Task brief -
From the entries below, reproduce exactly the line containing "const _Float16 *__restrict__ srcRec, const", the line containing "static_assert(!SKIP0 || (!PRUNE", and every line in between, with nothing added.

Data extract -

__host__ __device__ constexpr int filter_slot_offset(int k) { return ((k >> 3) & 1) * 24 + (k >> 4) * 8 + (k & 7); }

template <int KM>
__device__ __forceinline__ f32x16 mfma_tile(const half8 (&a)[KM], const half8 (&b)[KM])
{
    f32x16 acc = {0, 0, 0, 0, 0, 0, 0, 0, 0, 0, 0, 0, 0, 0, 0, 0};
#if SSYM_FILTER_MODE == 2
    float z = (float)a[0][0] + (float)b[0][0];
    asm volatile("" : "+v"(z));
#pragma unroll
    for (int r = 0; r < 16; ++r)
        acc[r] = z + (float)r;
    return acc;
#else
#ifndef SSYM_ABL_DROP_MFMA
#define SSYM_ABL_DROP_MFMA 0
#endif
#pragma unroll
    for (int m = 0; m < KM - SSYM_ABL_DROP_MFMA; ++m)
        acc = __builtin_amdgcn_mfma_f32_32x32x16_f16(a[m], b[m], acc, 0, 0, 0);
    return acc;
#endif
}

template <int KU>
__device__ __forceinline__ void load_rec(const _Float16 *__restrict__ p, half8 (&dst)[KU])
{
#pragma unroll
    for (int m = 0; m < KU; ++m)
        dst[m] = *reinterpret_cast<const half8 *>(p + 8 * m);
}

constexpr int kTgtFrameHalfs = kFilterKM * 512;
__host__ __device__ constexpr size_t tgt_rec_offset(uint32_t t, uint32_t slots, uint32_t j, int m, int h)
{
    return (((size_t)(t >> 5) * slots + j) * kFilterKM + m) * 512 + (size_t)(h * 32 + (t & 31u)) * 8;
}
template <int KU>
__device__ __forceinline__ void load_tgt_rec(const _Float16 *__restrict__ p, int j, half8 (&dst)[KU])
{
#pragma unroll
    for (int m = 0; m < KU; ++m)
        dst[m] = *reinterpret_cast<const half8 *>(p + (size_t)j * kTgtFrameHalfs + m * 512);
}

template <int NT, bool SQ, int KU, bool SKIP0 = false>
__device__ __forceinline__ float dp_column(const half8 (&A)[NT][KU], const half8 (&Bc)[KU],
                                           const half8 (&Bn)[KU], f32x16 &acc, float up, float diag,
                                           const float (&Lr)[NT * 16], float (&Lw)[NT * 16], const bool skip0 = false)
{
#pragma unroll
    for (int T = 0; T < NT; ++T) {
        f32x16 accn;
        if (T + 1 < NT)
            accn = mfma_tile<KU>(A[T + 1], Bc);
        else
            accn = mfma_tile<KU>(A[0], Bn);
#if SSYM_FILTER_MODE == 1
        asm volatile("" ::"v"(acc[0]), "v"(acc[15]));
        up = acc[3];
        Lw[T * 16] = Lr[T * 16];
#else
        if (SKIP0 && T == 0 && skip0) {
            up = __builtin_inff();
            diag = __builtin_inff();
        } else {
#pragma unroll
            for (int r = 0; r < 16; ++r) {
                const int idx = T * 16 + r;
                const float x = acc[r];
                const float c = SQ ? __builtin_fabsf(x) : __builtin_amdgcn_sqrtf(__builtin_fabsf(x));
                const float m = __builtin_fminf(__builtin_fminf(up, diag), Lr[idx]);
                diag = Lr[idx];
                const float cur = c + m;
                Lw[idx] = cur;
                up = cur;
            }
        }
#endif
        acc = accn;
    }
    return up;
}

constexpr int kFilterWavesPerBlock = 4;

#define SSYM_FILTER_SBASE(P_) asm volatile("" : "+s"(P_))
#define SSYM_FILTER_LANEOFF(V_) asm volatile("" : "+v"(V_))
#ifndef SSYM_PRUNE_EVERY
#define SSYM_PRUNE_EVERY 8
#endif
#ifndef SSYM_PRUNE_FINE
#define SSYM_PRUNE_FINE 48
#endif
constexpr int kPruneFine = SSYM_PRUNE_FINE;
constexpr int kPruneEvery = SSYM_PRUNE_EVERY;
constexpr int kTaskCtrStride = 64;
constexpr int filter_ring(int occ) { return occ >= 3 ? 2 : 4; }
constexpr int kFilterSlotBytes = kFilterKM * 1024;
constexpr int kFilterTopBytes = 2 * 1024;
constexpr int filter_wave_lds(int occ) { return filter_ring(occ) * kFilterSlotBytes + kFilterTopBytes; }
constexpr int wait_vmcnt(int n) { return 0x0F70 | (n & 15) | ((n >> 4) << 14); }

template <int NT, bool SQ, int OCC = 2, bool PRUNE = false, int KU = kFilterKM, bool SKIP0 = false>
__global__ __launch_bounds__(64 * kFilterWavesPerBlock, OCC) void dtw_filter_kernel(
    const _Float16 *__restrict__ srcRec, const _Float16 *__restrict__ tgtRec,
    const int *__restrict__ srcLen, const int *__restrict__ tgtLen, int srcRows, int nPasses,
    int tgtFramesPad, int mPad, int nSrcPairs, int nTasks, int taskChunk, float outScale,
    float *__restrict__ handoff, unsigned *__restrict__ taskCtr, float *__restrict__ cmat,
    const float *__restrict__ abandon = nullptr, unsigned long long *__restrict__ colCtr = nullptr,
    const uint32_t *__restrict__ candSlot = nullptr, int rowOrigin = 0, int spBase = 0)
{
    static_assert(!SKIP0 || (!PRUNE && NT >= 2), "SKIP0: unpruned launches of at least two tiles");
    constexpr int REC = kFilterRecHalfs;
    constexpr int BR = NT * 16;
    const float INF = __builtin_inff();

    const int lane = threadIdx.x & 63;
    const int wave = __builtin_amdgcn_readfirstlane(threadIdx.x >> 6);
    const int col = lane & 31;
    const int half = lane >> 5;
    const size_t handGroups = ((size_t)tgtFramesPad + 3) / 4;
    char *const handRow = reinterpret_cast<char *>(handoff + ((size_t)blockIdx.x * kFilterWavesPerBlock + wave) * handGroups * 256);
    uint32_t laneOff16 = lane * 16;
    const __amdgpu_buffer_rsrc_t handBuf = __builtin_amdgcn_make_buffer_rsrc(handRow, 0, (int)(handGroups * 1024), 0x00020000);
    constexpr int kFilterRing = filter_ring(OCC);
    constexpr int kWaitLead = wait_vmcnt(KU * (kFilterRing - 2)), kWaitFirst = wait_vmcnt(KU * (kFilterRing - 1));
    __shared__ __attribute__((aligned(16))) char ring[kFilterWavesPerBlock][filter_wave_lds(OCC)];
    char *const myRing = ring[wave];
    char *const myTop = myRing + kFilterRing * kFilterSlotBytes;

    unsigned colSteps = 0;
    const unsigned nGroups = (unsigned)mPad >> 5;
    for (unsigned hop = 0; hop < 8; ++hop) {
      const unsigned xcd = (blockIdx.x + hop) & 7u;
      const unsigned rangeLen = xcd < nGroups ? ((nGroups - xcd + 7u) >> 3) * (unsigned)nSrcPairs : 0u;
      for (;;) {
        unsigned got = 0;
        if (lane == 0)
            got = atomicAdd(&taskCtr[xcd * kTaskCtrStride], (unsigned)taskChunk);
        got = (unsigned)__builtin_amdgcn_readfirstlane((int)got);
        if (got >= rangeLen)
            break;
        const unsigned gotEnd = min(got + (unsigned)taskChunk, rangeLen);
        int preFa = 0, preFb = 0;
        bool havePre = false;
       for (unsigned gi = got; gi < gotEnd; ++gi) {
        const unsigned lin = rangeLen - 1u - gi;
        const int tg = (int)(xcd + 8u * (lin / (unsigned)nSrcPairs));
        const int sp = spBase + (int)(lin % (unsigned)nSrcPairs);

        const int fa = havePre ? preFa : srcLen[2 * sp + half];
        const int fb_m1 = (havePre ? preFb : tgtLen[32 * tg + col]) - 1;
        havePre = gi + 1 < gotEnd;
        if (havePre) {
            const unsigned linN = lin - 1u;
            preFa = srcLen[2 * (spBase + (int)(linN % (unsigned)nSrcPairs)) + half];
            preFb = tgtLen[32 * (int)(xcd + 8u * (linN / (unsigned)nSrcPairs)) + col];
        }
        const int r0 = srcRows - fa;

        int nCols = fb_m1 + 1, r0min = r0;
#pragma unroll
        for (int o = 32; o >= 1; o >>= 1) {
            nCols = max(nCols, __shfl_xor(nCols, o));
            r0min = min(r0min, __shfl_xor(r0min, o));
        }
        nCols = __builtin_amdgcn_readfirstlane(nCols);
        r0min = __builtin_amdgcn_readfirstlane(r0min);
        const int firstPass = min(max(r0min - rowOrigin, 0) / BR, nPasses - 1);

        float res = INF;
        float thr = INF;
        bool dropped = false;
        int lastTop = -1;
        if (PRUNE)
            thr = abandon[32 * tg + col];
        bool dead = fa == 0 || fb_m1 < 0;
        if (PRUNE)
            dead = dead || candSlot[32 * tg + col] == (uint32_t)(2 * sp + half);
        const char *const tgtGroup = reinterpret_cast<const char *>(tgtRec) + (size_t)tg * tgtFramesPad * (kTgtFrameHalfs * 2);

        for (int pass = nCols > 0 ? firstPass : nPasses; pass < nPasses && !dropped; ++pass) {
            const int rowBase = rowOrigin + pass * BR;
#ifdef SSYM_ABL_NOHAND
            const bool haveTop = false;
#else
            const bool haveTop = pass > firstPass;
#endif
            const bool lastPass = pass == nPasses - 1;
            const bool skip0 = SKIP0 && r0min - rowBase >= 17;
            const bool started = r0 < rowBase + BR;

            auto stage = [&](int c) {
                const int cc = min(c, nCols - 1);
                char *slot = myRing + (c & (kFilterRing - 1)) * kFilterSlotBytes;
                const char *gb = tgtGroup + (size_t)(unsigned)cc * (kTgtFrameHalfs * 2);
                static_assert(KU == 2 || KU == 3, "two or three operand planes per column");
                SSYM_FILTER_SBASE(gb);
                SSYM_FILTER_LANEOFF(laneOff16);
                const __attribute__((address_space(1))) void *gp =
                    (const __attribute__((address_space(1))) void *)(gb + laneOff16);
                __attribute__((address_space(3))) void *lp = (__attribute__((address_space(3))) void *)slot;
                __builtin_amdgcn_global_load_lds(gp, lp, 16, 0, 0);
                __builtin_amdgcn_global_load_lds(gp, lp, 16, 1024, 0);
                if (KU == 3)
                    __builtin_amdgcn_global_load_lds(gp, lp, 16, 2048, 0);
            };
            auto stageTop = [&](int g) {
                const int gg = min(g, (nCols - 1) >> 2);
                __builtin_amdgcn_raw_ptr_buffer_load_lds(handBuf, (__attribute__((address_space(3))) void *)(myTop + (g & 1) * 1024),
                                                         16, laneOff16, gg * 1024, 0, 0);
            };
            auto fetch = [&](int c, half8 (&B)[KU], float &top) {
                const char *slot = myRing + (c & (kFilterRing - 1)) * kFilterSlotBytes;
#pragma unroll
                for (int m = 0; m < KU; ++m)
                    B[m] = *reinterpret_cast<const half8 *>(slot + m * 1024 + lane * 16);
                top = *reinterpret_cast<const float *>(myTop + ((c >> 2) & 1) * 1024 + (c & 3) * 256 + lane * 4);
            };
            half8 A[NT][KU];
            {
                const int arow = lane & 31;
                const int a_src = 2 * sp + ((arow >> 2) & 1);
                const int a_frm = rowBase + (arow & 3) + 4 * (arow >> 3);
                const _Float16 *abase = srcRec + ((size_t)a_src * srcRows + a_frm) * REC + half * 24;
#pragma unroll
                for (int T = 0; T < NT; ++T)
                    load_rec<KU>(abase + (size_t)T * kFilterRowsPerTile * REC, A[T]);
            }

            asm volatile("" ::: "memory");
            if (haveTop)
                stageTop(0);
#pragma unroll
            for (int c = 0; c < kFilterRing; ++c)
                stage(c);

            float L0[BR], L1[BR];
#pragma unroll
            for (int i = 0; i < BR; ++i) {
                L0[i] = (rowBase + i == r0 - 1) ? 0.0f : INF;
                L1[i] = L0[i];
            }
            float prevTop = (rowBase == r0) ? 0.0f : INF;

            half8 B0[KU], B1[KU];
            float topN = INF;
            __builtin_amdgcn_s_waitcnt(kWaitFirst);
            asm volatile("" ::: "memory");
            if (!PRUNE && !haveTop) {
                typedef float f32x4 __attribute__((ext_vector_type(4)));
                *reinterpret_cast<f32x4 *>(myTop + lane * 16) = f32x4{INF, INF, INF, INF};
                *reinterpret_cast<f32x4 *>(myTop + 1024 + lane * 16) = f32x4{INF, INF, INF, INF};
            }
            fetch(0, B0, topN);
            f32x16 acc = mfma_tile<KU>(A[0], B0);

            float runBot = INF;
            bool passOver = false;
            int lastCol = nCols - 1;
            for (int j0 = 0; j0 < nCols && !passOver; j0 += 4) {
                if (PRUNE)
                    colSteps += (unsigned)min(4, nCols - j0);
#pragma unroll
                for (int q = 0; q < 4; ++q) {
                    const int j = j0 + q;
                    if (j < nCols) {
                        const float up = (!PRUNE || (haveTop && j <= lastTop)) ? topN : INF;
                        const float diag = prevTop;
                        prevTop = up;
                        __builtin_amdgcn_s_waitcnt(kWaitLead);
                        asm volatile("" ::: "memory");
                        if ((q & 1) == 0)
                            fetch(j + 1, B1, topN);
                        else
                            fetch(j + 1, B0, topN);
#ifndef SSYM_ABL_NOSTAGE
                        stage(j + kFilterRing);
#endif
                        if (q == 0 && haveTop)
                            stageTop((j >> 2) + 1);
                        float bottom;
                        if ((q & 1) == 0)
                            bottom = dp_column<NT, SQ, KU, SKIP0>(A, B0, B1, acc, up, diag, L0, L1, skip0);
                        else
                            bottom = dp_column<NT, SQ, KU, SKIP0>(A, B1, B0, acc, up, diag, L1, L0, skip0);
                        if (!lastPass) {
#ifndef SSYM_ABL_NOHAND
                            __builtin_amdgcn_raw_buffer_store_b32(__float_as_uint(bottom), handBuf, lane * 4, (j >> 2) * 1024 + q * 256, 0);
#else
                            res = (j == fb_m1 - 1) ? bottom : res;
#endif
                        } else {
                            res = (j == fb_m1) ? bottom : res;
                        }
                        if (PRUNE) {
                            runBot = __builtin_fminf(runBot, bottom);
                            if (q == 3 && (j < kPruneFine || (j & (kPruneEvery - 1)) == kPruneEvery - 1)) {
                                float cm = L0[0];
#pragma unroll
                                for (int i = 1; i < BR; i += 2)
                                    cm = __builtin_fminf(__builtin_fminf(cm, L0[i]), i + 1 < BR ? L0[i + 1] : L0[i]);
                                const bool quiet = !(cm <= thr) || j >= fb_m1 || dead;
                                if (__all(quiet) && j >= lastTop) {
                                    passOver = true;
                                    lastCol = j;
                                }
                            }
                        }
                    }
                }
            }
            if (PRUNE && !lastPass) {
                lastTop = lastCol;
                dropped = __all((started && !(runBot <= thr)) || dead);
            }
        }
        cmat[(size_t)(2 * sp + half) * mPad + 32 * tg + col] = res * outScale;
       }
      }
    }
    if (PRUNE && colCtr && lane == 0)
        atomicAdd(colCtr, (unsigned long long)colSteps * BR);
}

Final answer -
    const _Float16 *__restrict__ srcRec, const _Float16 *__restrict__ tgtRec,
    const int *__restrict__ srcLen, const int *__restrict__ tgtLen, int srcRows, int nPasses,
    int tgtFramesPad, int mPad, int nSrcPairs, int nTasks, int taskChunk, float outScale,
    float *__restrict__ handoff, unsigned *__restrict__ taskCtr, float *__restrict__ cmat,
    const float *__restrict__ abandon = nullptr, unsigned long long *__restrict__ colCtr = nullptr,
    const uint32_t *__restrict__ candSlot = nullptr, int rowOrigin = 0, int spBase = 0)
{
    static_assert(!SKIP0 || (!PRUNE && NT >= 2), "SKIP0: unpruned launches of at least two tiles");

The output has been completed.